Nature
has always been a muse for the poets. For some of them it has been only an
excuse to set the topic to which they really want to make us to listen to.
others simply introduce us in Nature to know her.
An
example of how the poets use Nature to enter topics as death, love, etc, is
John Keats' poem: "Ode to a
Nightingale", that was published in 1818 in the book titled: "The Eve
of St. Agnes". (1)
In this
poem, Keats uses nature as source of inspiration, and he also helps, the
readers, to be able to imagine the space where the poet is in each moment of
the narration.
The
commentary of this poem will be realized in the following way: From a topic
exposed in the poem, i will try to describe how nature adapts to this theme and
gives the characteristics of the spatial frame to the corresponding topic.
The
topics that appear in this poem are: death, freedom and poetry.
Death
To speak
about death, John Keats introduces us in the Leteo (first stanza), the river of
oblivion, but also he talks to us about
reincarnation, he dies to turn into a nightingale that could enjoy the most
beautiful corners and also he could sing without one who prevents him.
He speaks
about death when, in the second stanza he says: nature, used as the poison that
will take him to death, to drink the wine impregnated with flavors proceeding
from the whole world, and to take advantage of the benefits that Mother Earth
gives, though it is the first and last drink that he tastes from Nature.
Death is
the term that appears in the sixth stanza, where he talks about his visits to
the Lady of the scythe and how Keats gives her all his life. Here he immerses
us in a midnight accompanied by his nightingale that, as the author himself
says, it will continue singing to him though he is dead. We also see, in the
same fragment, how the author manifests
his longing for forming part of Nature, in my opinion, a way of not dying, he
wants to continue contributing life to the flora that surrounds us.
The last
stanza also speaks about death as an end of the dream. The image that the poet
contributes is a high tower with a bell that has started to sing, and we see
how, on having turned of the bells, passing quickly, visiting valleys, meadows,
and creeks, it wakes us up, with the poet of a wonderful dream when we notice
that the nightingale has already stopped singing.
Freedom
The
author talks about freedom when he describes to us the nightingale, and he
immerses us in a space surrounded with leafy trees while we imagine ourselves,
in the middle of the forest, observing how the nightingale, from the highest
branch of a tree, sings without being spied on by anybody.
It is
freedom because he makes us travel during a black but clear night where without
shadows, that could mean distress of life, we could see the moon and the stars
shining. In this image we can imagine that when we die we are able to see how
wonderful is the world because we don´t have to worry about the material
things, it is like a new life in which we will live forever.
But the
author also gives us the opposite side, he invites us to have a vision in which
we are in an unknown and dark place surrounded by fear. This image can be
interpretated as the distress of life, this could mean that you are fed up of
living ignorated, and, in every moment, you are worried about the chaos
surrounding mankind.
The
clearer example that the poem gives us about freedom is the seventh stanza;
using the nightingale, the poem tells us why the poet is comparising himself
with this animal and the answer is that the poet wants to fell free, to fly
near the sky, to turn his life into a better one; he doesn´t want to feel
humiliated, ignorated. Nature is used by the poet to takes us to a tale land.
Poetry
The poet
uses poetry to talk about itself. Keats personifies the poetry putting it under
the feathers of the nightingale, and he turns her into a free element difficult
to reach. The nightingale will turn into our guide to teach to us the Venus of
the night in all its brilliance. But, in my opinion, it is in the seventh
stanza where the poetry talks about itself. The poet says (7th stanza, verses
61 to 64) the poetry will never die, it will live if someone wants to read it.

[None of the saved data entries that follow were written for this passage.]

+    int cv = blockIdx.x;
+    bool first = true;
+    while (cv < p.ntiles) {
+        const int tile = tile_of(cv);
+        int gi = 0;
+#pragma unroll
+        for (int i = 1; i < RTN_MAX_GROUPS; ++i)
+            if (i < p.ngroups && tile >= p.g[i].tile_begin) gi = i;
+        const HNGroup& Gc = p.g[gi];
+        int tb, trem, ty, tx;
+        divmod24(tile - Gc.tile_begin, Gc.tpi, Gc.inv_tpi, tb, trem);
+        divmod24(trem, Gc.txn, Gc.inv_txn, ty, tx);
+        const int hw = Gc.tw + 2, tpix = Gc.th * Gc.tw;
+        unsigned arow[3][3][2];
+        unsigned obase[2];
+#pragma unroll
+        for (int i = 0; i < 2; ++i) {
+            const int rloc = wave * 32 + i * 16 + lrow;
+            const int rc = rloc < tpix ? rloc : tpix - 1;
+            int y, x;
+            divmod24(rc, Gc.tw, Gc.inv_tw, y, x);
+            const int oy = ty * Gc.th + y, ox = tx * Gc.tw + x;
+#pragma unroll
+            for (int kh = 0; kh < 3; ++kh)
+#pragma unroll
+                for (int kw = 0; kw < 3; ++kw) {
+                    const int hp = (y + kh) * hw + x + kw;
+                    arow[kh][kw][i] = (unsigned)(hp * 128 + ((kq ^ (hp & 7)) << 4));
+                }
+            obase[i] = (rloc < tpix && oy < Gc.Hin && ox < Gc.Win)
+                           ? (unsigned)tb * Gc.out_img_stride + Gc.out_off + (unsigned)(oy * Gc.Win + ox) * (unsigned)p.out_ld : HN_OOB;
+        }
+        f32x4 acc[2][NF];
+#pragma unroll
+        for (int i = 0; i < 2; ++i)
+#pragma unroll
+            for (int f = 0; f < NF; ++f) acc[i][f] = bias4[f];
+
+#pragma unroll 1
+        for (int c = 0; c < nchunk; ++c) {
+            int ncc = c + 1;
+            if (ncc == nchunk) { ncc = 0; st_v += (int)gridDim.x; stage_tile(tile_of(st_v)); }
+            const char* hbuf = lds + hb;
+#define H2_READ(KH, STEP, SET)                                                                                 \
+            {                                                                                                  \
+                constexpr int kw_ = (STEP) >> 1;                                                               \
+                constexpr unsigned ks_ = ((STEP) & 1) * 64u;                                                   \
+                _Pragma("unroll") for (int i = 0; i < 2; ++i) fx[SET][i] = *reinterpret_cast<const uint4*>(hbuf + (arow[KH][kw_][i] ^ ks_)); \
+                _Pragma("unroll") for (int f = 0; f < NF; ++f)                                                 \
+                    fw[SET][f] = *reinterpret_cast<const uint4*>(lds + ((w_lane ^ ks_) + (unsigned)((KH) * Cfg::WST + (kw_ * NF + f) * 2048))); \
+            }
+#define H2_STEP(KH, STEP)                                                                                      \
+            {                                                                                                  \
+                constexpr int pp_ = ((KH) < 2 ? 3 : 0) + Cfg::BPW;                                             \
+                if ((STEP) + 1 < 6) H2_READ(KH, ((STEP) + 1) % 6, ((STEP) + 1) & 1)                            \
+                if (0 * 6 / pp_ == (STEP)) { H2_ISSUE(KH, 0) }                                                 \
+                if (1 < pp_ && 1 * 6 / pp_ == (STEP)) { H2_ISSUE(KH, 1) }                                      \
+                if (2 < pp_ && 2 * 6 / pp_ == (STEP)) { H2_ISSUE(KH, 2) }                                      \
+                if (3 < pp_ && 3 * 6 / pp_ == (STEP)) { H2_ISSUE(KH, 3) }                                      \
+                if (4 < pp_ && 4 * 6 / pp_ == (STEP)) { H2_ISSUE(KH, 4) }                                      \
+                if (5 < pp_ && 5 * 6 / pp_ == (STEP)) { H2_ISSUE(KH, 5) }                                      \
+                _Pragma("unroll") for (int f = 0; f < NF; ++f)                                                 \
+                    _Pragma("unroll") for (int i = 0; i < 2; ++i)                                              \
+                        acc[i][f] = __builtin_amdgcn_mfma_f32_16x16x32_bf16(__builtin_bit_cast(bf16x8, fw[(STEP) & 1][f]),      \
+                                                                           __builtin_bit_cast(bf16x8, fx[(STEP) & 1][i]), acc[i][f], 0, 0, 0); \
+            }
+#define H2_GROUP(KH)                                                                                           \
+            {                                                                                                  \
+                if ((KH) == 0) {                                                                               \
+                    if (c == 0 && !first) {                                                                    \
+                        if (p.vec) asm volatile("s_waitcnt vmcnt(%0)" :: "n"(Cfg::BPW + 2 * NF) : "memory");   \
+                        else       asm volatile("s_waitcnt vmcnt(%0)" :: "n"(Cfg::BPW + 8 * NF) : "memory");   \
+                    } else {                                                                                   \
+                        asm volatile("s_waitcnt vmcnt(%0)" :: "n"(Cfg::BPW) : "memory");                       \
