@@ -245,10 +249,17 @@
 #endif
 }
 
+bool lean_main(const cph_index* h, uint32_t k, uint64_t cap) {
+    if (h->lean_mode == 0 || (h->lean_mode != 1 && h->lean_off)) return false;
+    return probe_first(h) && !(h->flags & 1u) && k <= kWaveHeapMax && cap >= kBeamLds;
+}
+
 void reset_adaptation(cph_index* h) {
     h->auto_cap = 0;
     h->pf_off = false;
     h->pf_dense = false;
+    h->lean_off = false;
+    h->lean_proven = false;
     h->last_search = -1;
     h->last_range = false;
 }
@@ -472,11 +483,18 @@
     BatchSet& s = h->sets[h->last_set];
     init_set(s);
     for (BatchSet& o : h->sets) {
-        if (!(o.used && o.ev_done && !o.stats_in_hbm && hipEventQuery(o.ev_done) == hipSuccess)) continue;
+        if (!(o.used && o.ev_done && !o.stats_in_hbm)) continue;
+        if (o.lean && h->lean_mode == -1 && !h->lean_off && !h->lean_proven) HIP_CHECK(hipEventSynchronize(o.ev_done));
+        if (hipEventQuery(o.ev_done) != hipSuccess) continue;
         const uint64_t reruns = o.pin_stats[kStatReruns], stage2_reruns = stage2_stat(o, kStatStage2Reruns);
-        if (reruns > stage2_reruns && o.cap < h->host.n + 1)
+        const uint64_t lean_reruns = stage2_stat(o, kStatLeanReruns);
+        if (reruns > stage2_reruns + lean_reruns && o.cap < h->host.n + 1)
             h->auto_cap = std::max<uint64_t>(h->auto_cap, std::min<uint64_t>(h->host.n + 1, o.cap * 4));
         if (stage2_reruns * 50 > o.nq) h->pf_off = true;
+        if (o.lean) {
+            if (lean_reruns * 50 > o.nq) h->lean_off = true;
+            else h->lean_proven = true;
+        }
         if (o.pin_stats[kStatExpansions] >= 10000) {
             const double new_per_exp = (double)o.pin_stats[kStatNew] / (double)o.pin_stats[kStatExpansions];
             const double off = h->bits == 4 ? 6.0 : 2.8, on = h->bits == 4 ? 4.5 : 2.2;
@@ -485,6 +503,7 @@
         }
     }
     if (s.used) HIP_CHECK(hipStreamWaitEvent(st, s.ev_done, 0));
+    s.lean = false;
     return s;
 }
 
@@ -572,9 +591,14 @@
     Direct,
 };
 
-void launch_search_kernel(uint32_t bits, uint32_t D, bool pf, bool filtered, bool table_of_filters, uint32_t grid, size_t lds,
-                          hipStream_t st, const SearchArgs& a) {
+void launch_search_kernel(uint32_t bits, uint32_t D, bool pf, bool filtered, bool table_of_filters, bool lean, uint32_t grid,
+                          size_t lds, hipStream_t st, const SearchArgs& a) {
     using Kernel = void (*)(SearchArgs);
+    static const Kernel lean_table[3][2] = {
+        {search_kernel<1, 128, true, false, false, true>, search_kernel<1, 1024, true, false, false, true>},
+        {search_kernel<2, 128, true, false, false, true>, search_kernel<2, 1024, true, false, false, true>},
+        {search_kernel<4, 128, true, false, false, true>, search_kernel<4, 1024, true, false, false, true>},
+    };
     static const Kernel table[3][3][4] = {
         {{search_kernel<1, 0, true, false>, search_kernel<1, 0, true, false>, search_kernel<1, 0, false, true>,
           search_kernel<1, 0, false, true, true>},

Here he also shows us how the poetry does not deal in social conditions and
when she flies, she leaves her trace in the heart of the reader.
Nevertheless
other poets have looked at nature for something to tell, a place to describe.
This one is the case of the second chosen poem. " Oh Nightingale, Thou
surely art" by William Wordsworth.
In this
poem what we will do is to take out some verses and I will describe the image
that was in my mind when I was reading it, this way we will see how I
interpreted the poem.
The title
gives us the first tip, only we have to see whether the author introduces other
topics or he is praising nature as main topic.
"O
Nightingale! thou surely art/ A creature of a fiery heart":/ These notes
of thine-- they pierce and pierce/Tumultuous harmony and fierce!"
The
author names the nightingale, as if he were dedicating it the poem, and begins
to describe it as "a creature of a fiery heart".
"Thou
sing'st as if the God of wine/ Had helped thee to a Valentine;"
The poet
places us sitted, under a tree, hearing the nightingale, enjoying harmony and
loneliness.
"A
song in mockery and despite/Of shades, and dews, and silent night;/ And steady
bliss, and all the loves/ Now sleeping in these peaceful groves."
In these
four verses, the poet offers us an identification: the singing of the
nightingale is compared with the celestial music, this one talks about love.
Suddenly,
in our imagination, everything changes and becomes dark, everything is waved,
and we see the clarity of a forest too far away where all happy love resides;
whereas we are inmerses during a black night.
"
I heard a Stock-dove sing or say/ His homely tale, this very day;/ His voice
was buried among trees,/ Yet to be come at by the breeze:"
We see
now how the poet changes the topic of the poem, we can find ourselves hearing
the monotonous singing of a dove, a chant that comes to us through air.
"He
did not cease; but cooed--and cooed;/And somewhat pensively he wooed:/ He sang
of love, with quiet blending, /Slow to begin, and never ending"
Following
the previous image, our senses continue listening to the singing of the dove,
which does not stop expressing a sound that seems to us to be grand, and that
only can be dedicated to love.
"Of
serious faith, and inward glee;/ That was the song-- the song for me!"
Here
there comes the end of our trip, the poet talks about his feelings and he says
that this is the way he sings to love, as well; a melody that will never end.
Personal
opinion:
I have
chosen these two poems, because I thought that they will give the best example
of what i wanted to talk, Nature.
These two
poems have several images to show all that the poet wants to say to us. Here,
Nature is described as something that is very close to us, and that's what i
think about nature, and poetry, all of them have to be considered as part of
the human being.
O Nightingale! Thou surely art W. Wordsworth
O NIGHTINGALE! thou surely art
A creature of a "fiery heart":--
These notes of thine--they pierce and pierce;
Tumultuous harmony and fierce!
Thou sing'st as if the God of wine
Had helped thee to a Valentine;
A song in mockery and despite
Of shades, and dews, and silent night;
And steady bliss, and all the loves
Now sleeping in these peaceful groves. 10
I heard a Stock-dove sing or say
His homely tale, this very day;
His voice was buried among trees,
Yet to be come at by the breeze:
He did not cease; but cooed--and cooed;
And somewhat pensively he wooed:
He sang of love, with quiet blending,
Slow to begin, and never ending;
Of serious faith, and inward glee;
That was the song--the song for me! 20
1807.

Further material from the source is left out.